[Items from a data source]

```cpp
__global__ __launch_bounds__(256) void conv64_wino_wgrad_reduce_a(const float* __restrict__ wpart, double* __restrict__ mid, int nwg, int per) {
  const int id = blockIdx.x * 256 + threadIdx.x;
  const int chunk = blockIdx.y;
  const int comp = id >> 12, rest = id & 4095;
  const int xi = comp >> 2, nu = comp & 3;
  const int half = nu >> 1, local = xi * 2 + (nu & 1);
  double t = 0.0;
  const int npair = nwg >> 1;
  for (int k = chunk * per; k < (chunk + 1) * per && k < npair; ++k) {
    const int b = ((k >> 3) * 2 + half) * 8 + (k & 7);
    t += (double)wpart[(size_t)b * (8 * 4096) + local * 4096 + rest];
  }
  mid[((size_t)chunk * 16 + comp) * 4096 + rest] = t;
}

__global__ __launch_bounds__(256) void conv64_wino_wgrad_reduce_b(const double* __restrict__ mid, int chunks, float* __restrict__ dw_ref) {
  __shared__ double m[16][17];
  const int comp = threadIdx.x >> 4, pr = threadIdx.x & 15;
  const int id = blockIdx.x * 16 + pr;
  double t = 0.0;
  for (int k = 0; k < chunks; ++k) t += mid[((size_t)k * 16 + comp) * 4096 + id];
  m[pr][comp] = t;
  __syncthreads();
  if (threadIdx.x < 144) {
    const int p2 = threadIdx.x / 9, tap = threadIdx.x - p2 * 9, ky = tap / 3, kx = tap - ky * 3;
    double r[4];
#pragma unroll
    for (int nu = 0; nu < 4; ++nu) {
      const double m0 = m[p2][nu], m1 = m[p2][4 + nu], m2 = m[p2][8 + nu], m3 = m[p2][12 + nu];
      r[nu] = ky == 0 ? m0 + 0.5 * (m1 + m2) : ky == 1 ? 0.5 * (m1 - m2) : 0.5 * (m1 + m2) + m3;
    }
    const double v = kx == 0 ? r[0] + 0.5 * (r[1] + r[2]) : kx == 1 ? 0.5 * (r[1] - r[2]) : 0.5 * (r[1] + r[2]) + r[3];
    dw_ref[(blockIdx.x * 16 + p2) * 9 + tap] = (float)v;
  }
}

constexpr int WG_CHUNKS = 8;

int wino_wgrad_program(WinoWgradProg* P, const srlz_conv64_desc* d, int* grid) {
  WinoProg F;
  if (wino_program(&F, d)) return 1;
  const long long total = (long long)d->n * F.ppi;
  if ((long long)d->n * d->hi * d->wi * 256 + (long long)(d->wi + 1) * 256 >= 0x7FFF0000LL || total + 64 >= (1LL << 31)) return 1;
  P->N = d->n; P->H = d->hi; P->W = d->wi; P->PA = F.PA; P->PB = F.PB; P->ppi = F.ppi;
  P->total = (int)total;
  P->stages = (int)((total + WG_SP - 1) / WG_SP);
  P->mPPI = F.mPPI; P->sPPI = F.sPPI; P->mPB = F.mPB; P->sPB = F.sPB;
  int g = 2 * srlz_device_cus();
  g = (g + 15) & ~15;
  while (g > 16 && (g >> 1) * 4 > P->stages) g -= 16;
  const int slices = g >> 1;
  P->spw = (P->stages + slices - 1) / slices;
  *grid = g;
  return 0;
}

}

extern "C" int srlz_conv64_wino_supported(const srlz_conv64_desc* d) {
  WinoProg P;
  return wino_program(&P, d) ? 0 : 1;
}

extern "C" size_t srlz_conv64_wino_packed_floats(void) { return (size_t)4 * WN_CHUNK; }

extern "C" int srlz_conv64_wino_pack_weights(const float* w_ref, float* upack_fwd, float* upack_bwd, srlz_stream_t stream) {
  SRLZ_REQUIRE(w_ref && (upack_fwd || upack_bwd), SRLZ_ERR_NULL, "conv64_wino_pack_weights: null pointer");
  SRLZ_LAUNCH(conv64_wino_pack_kernel, dim3(16), dim3(256), 0, as_stream(stream), w_ref, upack_fwd, upack_bwd);
  return 0;
}

extern "C" int srlz_conv64_wino_tiles(const srlz_conv64_desc* d) {
  WinoProg P;
  if (wino_program(&P, d)) return -1;
  return P.G * P.tpg;
}

static int wino_launch(const float* x, const float* upack, const float* bias, float* y, float* partial, const WinoProg& P,
                       const PoolSum* ps, const float* x_bnp, srlz_stream_t stream) {
  const int ntiles = P.G * P.tpg;
  int grid = 2 * srlz_device_cus();
  if (ntiles < grid) grid = ntiles;
  grid = (grid + 7) & ~7;
  const size_t lds = (size_t)2 * WN_VCHUNK * 4 + 2 * WN_TP * 4;
  const PoolSum none = SRLZ_NO_POOLSUM;
  hipStream_t st = as_stream(stream);
  if (ps) {
    SRLZ_MAX_LDS((conv64_wino_kernel<true, false>), lds);
    SRLZ_LAUNCH((conv64_wino_kernel<true, false>), dim3(grid), dim3(WN_THREADS), lds, st, x, upack, bias, y, partial, P, ntiles, *ps, x_bnp);
  } else if (x_bnp) {
    SRLZ_MAX_LDS((conv64_wino_kernel<false, true>), lds);
    SRLZ_LAUNCH((conv64_wino_kernel<false, true>), dim3(grid), dim3(WN_THREADS), lds, st, x, upack, bias, y, partial, P, ntiles, none, x_bnp);
  } else {
    SRLZ_MAX_LDS((conv64_wino_kernel<false, false>), lds);
    SRLZ_LAUNCH((conv64_wino_kernel<false, false>), dim3(grid), dim3(WN_THREADS), lds, st, x, upack, bias, y, partial, P, ntiles, none, x_bnp);
  }
  if (ps) {
    SRLZ_LAUNCH(conv64_wino_poolsum_zero_scale_kernel, dim3(WN_ZBLOCKS, P.G), dim3(256), 0, st, (const float*)y, *ps, partial, P.N, P.H,
                P.W, P.gstride, P.tpg + WN_ZBLOCKS, P.tpg);
  }
  return 0;
}

extern "C" int srlz_conv64_wino_bwd_data_rows(const srlz_conv64_desc* d) {
  WinoProg P;
  if (wino_program(&P, d)) return -1;
  return P.G * (P.tpg + WN_ZBLOCKS);
}

extern "C" int srlz_conv64_wino_fwd(const float* x, const float* upack, const float* bias, float* y, float* stats_partial,
                                    const float* x_bnp, const srlz_conv64_desc* d, srlz_stream_t stream) {
  SRLZ_REQUIRE(x && upack && y, SRLZ_ERR_NULL, "conv64_wino_fwd: null pointer");
  WinoProg P;
  SRLZ_REQUIRE(wino_program(&P, d) == 0, SRLZ_ERR_BAD_DESC,
               "conv64_wino_fwd: 3x3 stride 1 pad 1 on even sizes only (ask srlz_conv64_wino_supported)");
  return wino_launch(x, upack, bias, y, stats_partial, P, nullptr, x_bnp, stream);
}

extern "C" int srlz_conv64_wino_bwd_data(const float* dy, const float* upack_bwd, float* dx, const srlz_conv64_desc* d, srlz_stream_t stream) {
  SRLZ_REQUIRE(dy && upack_bwd && dx, SRLZ_ERR_NULL, "conv64_wino_bwd_data: null pointer");
  WinoProg P;
  SRLZ_REQUIRE(wino_program(&P, d) == 0, SRLZ_ERR_BAD_DESC,
               "conv64_wino_bwd_data: 3x3 stride 1 pad 1 on even sizes only (ask srlz_conv64_wino_supported)");
  return wino_launch(dy, upack_bwd, nullptr, dx, nullptr, P, nullptr, nullptr, stream);
}

extern "C" int srlz_conv64_wino_bwd_data_pool_sums(const float* dy, const float* upack_bwd, float* dx, const float* pooled,
                                                   const float* pool_bnp, const float* pool_y, const uint8_t* pool_argmax,
                                                   const srlz_pool_desc* pd, float* bn_bwd_partial, const srlz_conv64_desc* d,
                                                   srlz_stream_t stream) {
  SRLZ_REQUIRE(dy && upack_bwd && dx && pooled && pool_bnp && pool_y && pool_argmax && pd && bn_bwd_partial, SRLZ_ERR_NULL,
               "conv64_wino_bwd_data_pool_sums: null pointer");
  WinoProg P;
  SRLZ_REQUIRE(wino_program(&P, d) == 0, SRLZ_ERR_BAD_DESC,
               "conv64_wino_bwd_data_pool_sums: 3x3 stride 1 pad 1 on even sizes only (ask srlz_conv64_wino_supported)");
  SRLZ_REQUIRE(pd->n == d->n && pd->hp == d->hi && pd->wp == d->wi && !pd->out_nchw && (pd->groups > 1 ? pd->groups : 1) == P.G,
               SRLZ_ERR_BAD_DESC, "conv64_wino_bwd_data_pool_sums: the pooled map [%d,%d,%d] is not this layer's input [%d,%d,%d]", pd->n, pd->hp,
               pd->wp, d->n, d->hi, d->wi);
  const PoolSum ps = {pooled, pool_bnp, pool_y, pool_argmax, (long long)(pd->n / P.G) * pd->h * pd->w * 64, pd->h, pd->w, pd->pool_pad};
  return wino_launch(dy, upack_bwd, nullptr, dx, bn_bwd_partial, P, &ps, nullptr, stream);
}

extern "C" size_t srlz_conv64_wino_bwd_weight_workspace(const srlz_conv64_desc* d) {
  WinoWgradProg P;
  int grid;
  if (wino_wgrad_program(&P, d, &grid)) return 0;
  return (size_t)grid * 8 * 4096 * sizeof(float) + (size_t)WG_CHUNKS * 16 * 4096 * sizeof(double);
}

extern "C" int srlz_conv64_wino_bwd_weight(const float* x, const float* dy, float* dw_ref, void* ws, size_t ws_bytes,
                                           const srlz_conv64_desc* d, srlz_stream_t stream) {
  SRLZ_REQUIRE(x && dy && dw_ref && ws, SRLZ_ERR_NULL, "conv64_wino_bwd_weight: null pointer");
  WinoWgradProg P;
  int grid;
  SRLZ_REQUIRE(wino_wgrad_program(&P, d, &grid) == 0, SRLZ_ERR_BAD_DESC,
               "conv64_wino_bwd_weight: 3x3 stride 1 pad 1 on even sizes only (ask srlz_conv64_wino_supported)");
  const size_t part_bytes = (size_t)grid * 8 * 4096 * sizeof(float);
  SRLZ_REQUIRE(ws_bytes >= part_bytes + (size_t)WG_CHUNKS * 16 * 4096 * sizeof(double), SRLZ_ERR_WORKSPACE,
               "conv64_wino_bwd_weight: workspace too small (%zu bytes)", ws_bytes);
  hipStream_t st = as_stream(stream);
  const size_t lds = (size_t)4 * WG_OP * 4;
  SRLZ_MAX_LDS(conv64_wino_wgrad_kernel, lds);
  SRLZ_LAUNCH(conv64_wino_wgrad_kernel, dim3(grid), dim3(256), lds, st, x, dy, (float*)ws, P);
  double* mid = (double*)((char*)ws + part_bytes);
  const int npair = grid >> 1, per = (npair + WG_CHUNKS - 1) / WG_CHUNKS;
  SRLZ_LAUNCH(conv64_wino_wgrad_reduce_a, dim3(65536 / 256, WG_CHUNKS), dim3(256), 0, st, (const float*)ws, mid, grid, per);
  SRLZ_LAUNCH(conv64_wino_wgrad_reduce_b, dim3(256), dim3(256), 0, st, (const double*)mid, WG_CHUNKS, dw_ref);
  return 0;
}
```

srl-zoo_amd/srlz/_cabi.py:

```python
import ctypes
import os
from ctypes import c_int, c_longlong, c_ulonglong, c_float, c_double, c_void_p, c_size_t, c_char_p, POINTER, Structure

_HERE = os.path.dirname(os.path.abspath(__file__))
LIB_PATH = os.path.join(_HERE, "libsrlz_hip.so")


ABI_VERSION = 104


class SrlzError(RuntimeError):
    pass


class Conv64Desc(Structure):
    _fields_ = [("n", c_int), ("hi", c_int), ("wi", c_int), ("ho", c_int), ("wo", c_int), ("ksize", c_int),
                ("stride", c_int), ("pad", c_int), ("transposed", c_int), ("groups", c_int)]


class SkinnyDesc(Structure):
    _fields_ = [("n", c_int), ("c", c_int), ("himg", c_int), ("wimg", c_int), ("hf", c_int), ("wf", c_int),
                ("kind", c_int), ("groups", c_int)]


# ... 20 lines not shown


class InferBlockDesc(Structure):
    _fields_ = [("n", c_int), ("c_in", c_int), ("hi", c_int), ("wi", c_int), ("kind", c_int), ("pool_pad", c_int),
                ("out_nchw", c_int), ("stride_n", c_longlong), ("stride_c", c_longlong), ("stride_y", c_longlong),
                ("stride_x", c_longlong)]


INFER_IN, INFER_MID, INFER_LAST = 0, 1, 2


class InferDecDesc(Structure):
    _fields_ = [("n", c_int), ("c_in", c_int), ("c_out", c_int), ("hi", c_int), ("wi", c_int), ("kind", c_int), ("out_u8", c_int),
                ("bgr", c_int), ("in_stride_n", c_longlong), ("in_stride_c", c_longlong), ("in_stride_y", c_longlong),
                ("in_stride_x", c_longlong), ("out_stride_n", c_longlong), ("out_stride_c", c_longlong),
                ("out_stride_y", c_longlong), ("out_stride_x", c_longlong)]


INFER_DEC_FIRST, INFER_DEC_MID, INFER_DEC_OUT = 0, 1, 2

P = c_void_p
_BO = POINTER(BnBwdOperand)
_C64 = POINTER(Conv64Desc)
_SK = POINTER(SkinnyDesc)
_PD = POINTER(PoolDesc)
_CN = POINTER(ConvNDesc)
_IB = POINTER(InferBlockDesc)
_ID = POINTER(InferDecDesc)

_PROTOS = {
    "srlz_version": (c_int, []),
    "srlz_last_error": (c_char_p, []),
    "srlz_device_cus": (c_int, []),
    "srlz_conv64_packed_floats": (c_size_t, []),
    "srlz_conv64_pack_weights": (c_int, [P, P, P, _C64, P]),
    "srlz_conv64_fwd_tiles": (c_int, [_C64]),
    "srlz_conv64_fwd": (c_int, [P, P, P, P, P, P, _C64, P]),
    "srlz_conv64_bwd_data": (c_int, [P, P, P, _BO, _C64, P]),
    "srlz_conv64_bwd_weight_workspace": (c_size_t, [_C64]),
    "srlz_conv64_bwd_fused_supported": (c_int, [_C64]),
    "srlz_conv64_gather_pipe_supported": (c_int, [_C64, c_int]),
    "srlz_conv64_scatter_pipe_supported": (c_int, [_C64, c_int]),
    "srlz_conv64_bwd_fused_workspace": (c_size_t, [_C64]),
    "srlz_conv64_bwd_fused": (c_int, [P, P, P, _BO, P, P, P, P, P, P, c_size_t, _C64, P]),
    "srlz_conv64_bwd_fused_bn_rows": (c_int, [_C64]),
    "srlz_conv64_wino_supported": (c_int, [_C64]),
    "srlz_conv64_wino_packed_floats": (c_size_t, []),
    "srlz_conv64_wino_pack_weights": (c_int, [P, P, P, P]),
    "srlz_conv64_wino_tiles": (c_int, [_C64]),
    "srlz_conv64_wino_fwd": (c_int, [P, P, P, P, P, P, _C64, P]),
    "srlz_conv64_wino_bwd_data": (c_int, [P, P, P, _C64, P]),
    "srlz_conv64_wino_bwd_weight_workspace": (c_size_t, [_C64]),
    "srlz_conv64_wino_bwd_weight": (c_int, [P, P, P, P, c_size_t, _C64, P]),
    "srlz_conv64_wino_bwd_data_rows": (c_int, [_C64]),
    "srlz_conv64_wino_bwd_data_pool_sums": (c_int, [P, P, P, P, P, P, P, _PD, P, _C64, P]),
    "srlz_conv64_bwd_weight": (c_int, [P, P, P, P, P, _BO, P, c_size_t, _C64, P]),
    "srlz_conv64_bwd_weight_plan": (c_int, [_C64, c_int, c_int, POINTER(c_int)]),
    "srlz_conv64_bwd_fused_workgroups": (c_int, [_C64]),
    "srlz_conv1_workgroups": (c_int, [_SK]),
    "srlz_conv1_buffer_staging_supported": (c_int, [_SK]),
    "srlz_debug_conv1_fwd_generic": (c_int, [P, P, P, P, _SK, P]),
    "srlz_debug_conv1_fwd_u8_generic": (c_int, [P, P, P, P, P, _SK, P]),
    "srlz_debug_conv1_bwd_weight_fused_generic": (c_int, [P, P, P, P, P, P, c_int, P, P, c_size_t, _SK, _PD, P]),
    "srlz_debug_conv1_bwd_weight_fused_u8_generic": (c_int, [P, P, P, P, P, P, P, c_int, P, P, c_size_t, _SK, _PD, P]),
    "srlz_convT_out_os_plan": (c_int, [_SK, c_int, POINTER(c_int)]),
    "srlz_conv64_debug_program": (c_int, [_C64, c_int, POINTER(c_int), c_int]),
    "srlz_linear_debug_route": (c_int, [c_int, c_int, c_int, c_int, c_int, P, P, c_int, c_size_t, POINTER(c_int)]),
    "srlz_debug_placement": (c_int, [P, c_int, c_int, c_int, P]),
    "srlz_debug_mfma_peak": (c_int, [P, c_int, c_int, P]),
    "srlz_debug_mfma_valu": (c_int, [P, c_int, c_int, c_int, c_int, c_int, P]),
    "srlz_convn_packed_floats": (c_size_t, [_CN]),
    "srlz_convn_pack_weights": (c_int, [P, P, _CN, P]),
    "srlz_convn_fwd_tiles": (c_int, [_CN]),
    "srlz_convn_fwd": (c_int, [P, P, P, P, P, _CN, P]),
    "srlz_bn_finalize_chunks_workspace": (c_size_t, [c_int, c_int]),
    "srlz_bn_finalize_chunks": (c_int, [P, c_int, c_int, c_int, c_longlong, P, P, c_float, c_float, P, P, P, P, P, c_size_t, P]),
    "srlz_bn_eval_params_chunks": (c_int, [P, P, P, P, c_float, c_int, P, P]),
    "srlz_bn_add_relu": (c_int, [P, P, P, P, P, c_longlong, c_int, c_int, P]),
    "srlz_avgpool_nhwc": (c_int, [P, P, c_int, c_int, c_int, P]),
    "srlz_prelu_fwd": (c_int, [P, P, P, c_longlong, P]),
    "srlz_prelu_bwd": (c_int, [P, P, P, P, P, c_longlong, P]),
    "srlz_triplet_fwd": (c_int, [P, P, P, c_int, c_int, c_float, P, P, P]),
    "srlz_triplet_bwd": (c_int, [P, P, P, P, P, c_int, c_int, P, P, P, P]),
    "srlz_skinny_tiles": (c_int, [_SK]),
    "srlz_conv64_bwd_data_tiles": (c_int, [_C64]),
    "srlz_conv64_bwd_data_pool_sums": (c_int, [P, P, P, P, P, P, P, _PD, P, _C64, P]),
    "srlz_conv1_fwd": (c_int, [P, P, P, P, _SK, P]),
    "srlz_conv1_fwd_u8": (c_int, [P, P, P, P, P, _SK, P]),
    "srlz_conv1_bwd_weight_fused_u8": (c_int, [P, P, P, P, P, P, P, c_int, P, P, c_size_t, _SK, _PD, P]),
    "srlz_convT_out_fwd_loss_u8": (c_int, [P, P, P, P, P, P, P, P, P, _SK, P]),
    "srlz_normalize_lut": (c_int, [P, P]),
    "srlz_normalize_u8_planar": (c_int, [P, P, P, c_int, c_int, c_longlong, P]),
    "srlz_copy_frames_u8": (c_int, [P, P, c_longlong, P, P, c_longlong, c_int, c_longlong, P]),
    "srlz_copy_frames_u8_strided": (c_int, [P, P, c_longlong, c_longlong, c_longlong, P, P, c_longlong, c_longlong, c_longlong, c_int,
                                            c_longlong, P]),
    "srlz_occlude_frames_u8": (c_int, [P, P, c_longlong, P, P, P, c_int, c_int, c_int, c_int, P]),
    "srlz_skinny_bwd_weight_workspace": (c_size_t, [_SK]),
    "srlz_conv1_bwd_weight": (c_int, [P, P, P, P, c_size_t, _SK, P]),
    "srlz_conv1_bwd_data": (c_int, [P, P, P, _SK, P]),
    "srlz_conv1_bwd_weight_fused": (c_int, [P, P, P, P, P, P, c_int, P, P, c_size_t, _SK, _PD, P]),
    "srlz_bn_relu_pool_bwd_sums": (c_int, [P, P, P, P, P, P, P, P, P, c_size_t, _PD, P]),
    "srlz_convT_out_fwd": (c_int, [P, P, P, P, P, _SK, P]),
    "srlz_convT_out_bwd_data": (c_int, [P, P, P, P, P, P, _SK, P]),
    "srlz_bn_bwd_finalize_partials": (c_int, [P, c_int, c_int, P, P, P, P, c_size_t, P]),
    "srlz_convT_out_bwd_weight": (c_int, [P, P, P, P, P, P, c_size_t, _SK, P]),
    "srlz_convT_out_bwd_fused_supported": (c_int, [_SK]),
# ... 88 lines not shown
    "srlz_param_norms_grad": (c_int, [P, P, P, c_int, c_int, P, P, c_float, P]),
    "srlz_fold_grads": (c_int, [P, P, c_longlong, c_int, P]),
    "srlz_comm_unique_id_bytes": (c_size_t, []),
    "srlz_comm_unique_id": (c_int, [P]),
    "srlz_comm_init": (c_int, [P, c_int, c_int]),
    "srlz_comm_world": (c_int, []),
    "srlz_comm_allreduce_f32": (c_int, [P, c_longlong, P]),
    "srlz_comm_destroy": (c_int, []),
    "srlz_adam_step": (c_int, [P, P, P, P, c_longlong, c_double, c_double, c_double, c_double, c_int, c_float, P]),
    "srlz_adam_step_dev": (c_int, [P, P, P, P, c_longlong, c_double, c_double, c_double, c_double, P, P, c_float, P]),
    "srlz_infer_block_supported": (c_int, [_IB]),
    "srlz_infer_block_out_dims": (c_int, [_IB, POINTER(c_int), POINTER(c_int), POINTER(c_int), POINTER(c_int)]),
    "srlz_infer_tile": (c_int, []),
    "srlz_infer_packed_floats": (c_longlong, [c_int, c_int]),
    "srlz_infer_pack_weights": (c_int, [P, P, c_int, c_int, P]),
    "srlz_infer_block": (c_int, [P, P, P, P, P, _IB, P]),
    "srlz_infer_dec_supported": (c_int, [_ID]),
    "srlz_infer_dec_out_dims": (c_int, [_ID, POINTER(c_int), POINTER(c_int)]),
    "srlz_infer_dec_tile": (c_int, [c_int]),
    "srlz_infer_dec_packed_floats": (c_longlong, [c_int, c_int]),
    "srlz_infer_dec_pack_weights": (c_int, [P, P, c_int, c_int, P]),
    "srlz_infer_dec_block": (c_int, [P, P, P, P, P, _ID, P]),
    "srlz_infer_dec_out": (c_int, [P, P, P, P, _ID, P]),
    "srlz_rollout_supported": (c_int, [c_int, c_int, c_int, c_int]),
    "srlz_rollout_tile": (c_int, []),
    "srlz_rollout": (c_int, [P, P, c_longlong, P, P, P, P, P, P, P, P, P, P, P, P, c_int, c_int, c_int, c_int, c_int, c_int, c_int,
                             c_float, P]),
    "srlz_plan_supported": (c_int, [c_int, c_int, c_int, c_int, c_int, c_int]),
    "srlz_plan_workspace": (c_size_t, [c_int, c_int, c_int, c_int]),
    "srlz_plan_cem": (c_int, [P, P, P, P, P, P, P, P, P, P, c_longlong, P, P, P, P, P, P, c_size_t, c_int, c_int, c_int, c_int, c_int,
                              c_int, c_int, c_int, c_int, c_int, c_float, c_ulonglong, P]),
    "srlz_rollout_goal_supported": (c_int, [c_int, c_int, c_int, c_int, c_int]),
    "srlz_rollout_goal": (c_int, [P, P, c_longlong, P, P, P, P, P, P, P, P, P, P, P, P, c_int, c_int, c_int, c_int, c_int, c_int, c_int,
                                  c_float, P, c_longlong, c_float, c_int, P, P]),
    "srlz_plan_goal_supported": (c_int, [c_int, c_int, c_int, c_int, c_int, c_int, c_int]),
    "srlz_plan_goal_workspace": (c_size_t, [c_int, c_int, c_int, c_int]),
    "srlz_plan_cem_goal": (c_int, [P, P, P, P, P, P, P, P, P, P, c_longlong, P, P, P, P, P, P, c_size_t, c_int, c_int, c_int, c_int,
                                   c_int, c_int, c_int, c_int, c_int, c_int, c_float, c_ulonglong, P, c_longlong, c_float, c_int, P]),
    "srlz_beam_supported": (c_int, [c_int, c_int, c_int, c_int, c_int, c_int, c_int]),
    "srlz_beam_workspace": (c_size_t, [c_int, c_int, c_int, c_int, c_int]),
    "srlz_beam_leaves": (c_int, [c_int, c_int, c_int]),
    "srlz_beam_search": (c_int, [P, P, P, P, P, P, P, P, P, P, P, P, P, P, c_size_t, c_int, c_int, c_int, c_int, c_int, c_int, c_int,
                                 c_float, P, c_longlong, c_float, c_int, P]),
    "srlz_horizon_supported": (c_int, [c_int, c_int, c_int, c_int, c_int]),
    "srlz_horizon_rows": (c_int, [P, P, P, P, P, P, P, P, P, P, P, P, P, P, P, P, c_int, c_int, c_int, c_int, c_int, c_int, c_int, P]),
    "srlz_horizon_sums": (c_int, [P, P, P, P, P, P, c_int, c_int, P, P, P, P, P]),
}
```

**REQUIREMENT**
Give the number of lines in the entries that hold the string "Structure", and add nothing else.

**ANSWER SPACE**
5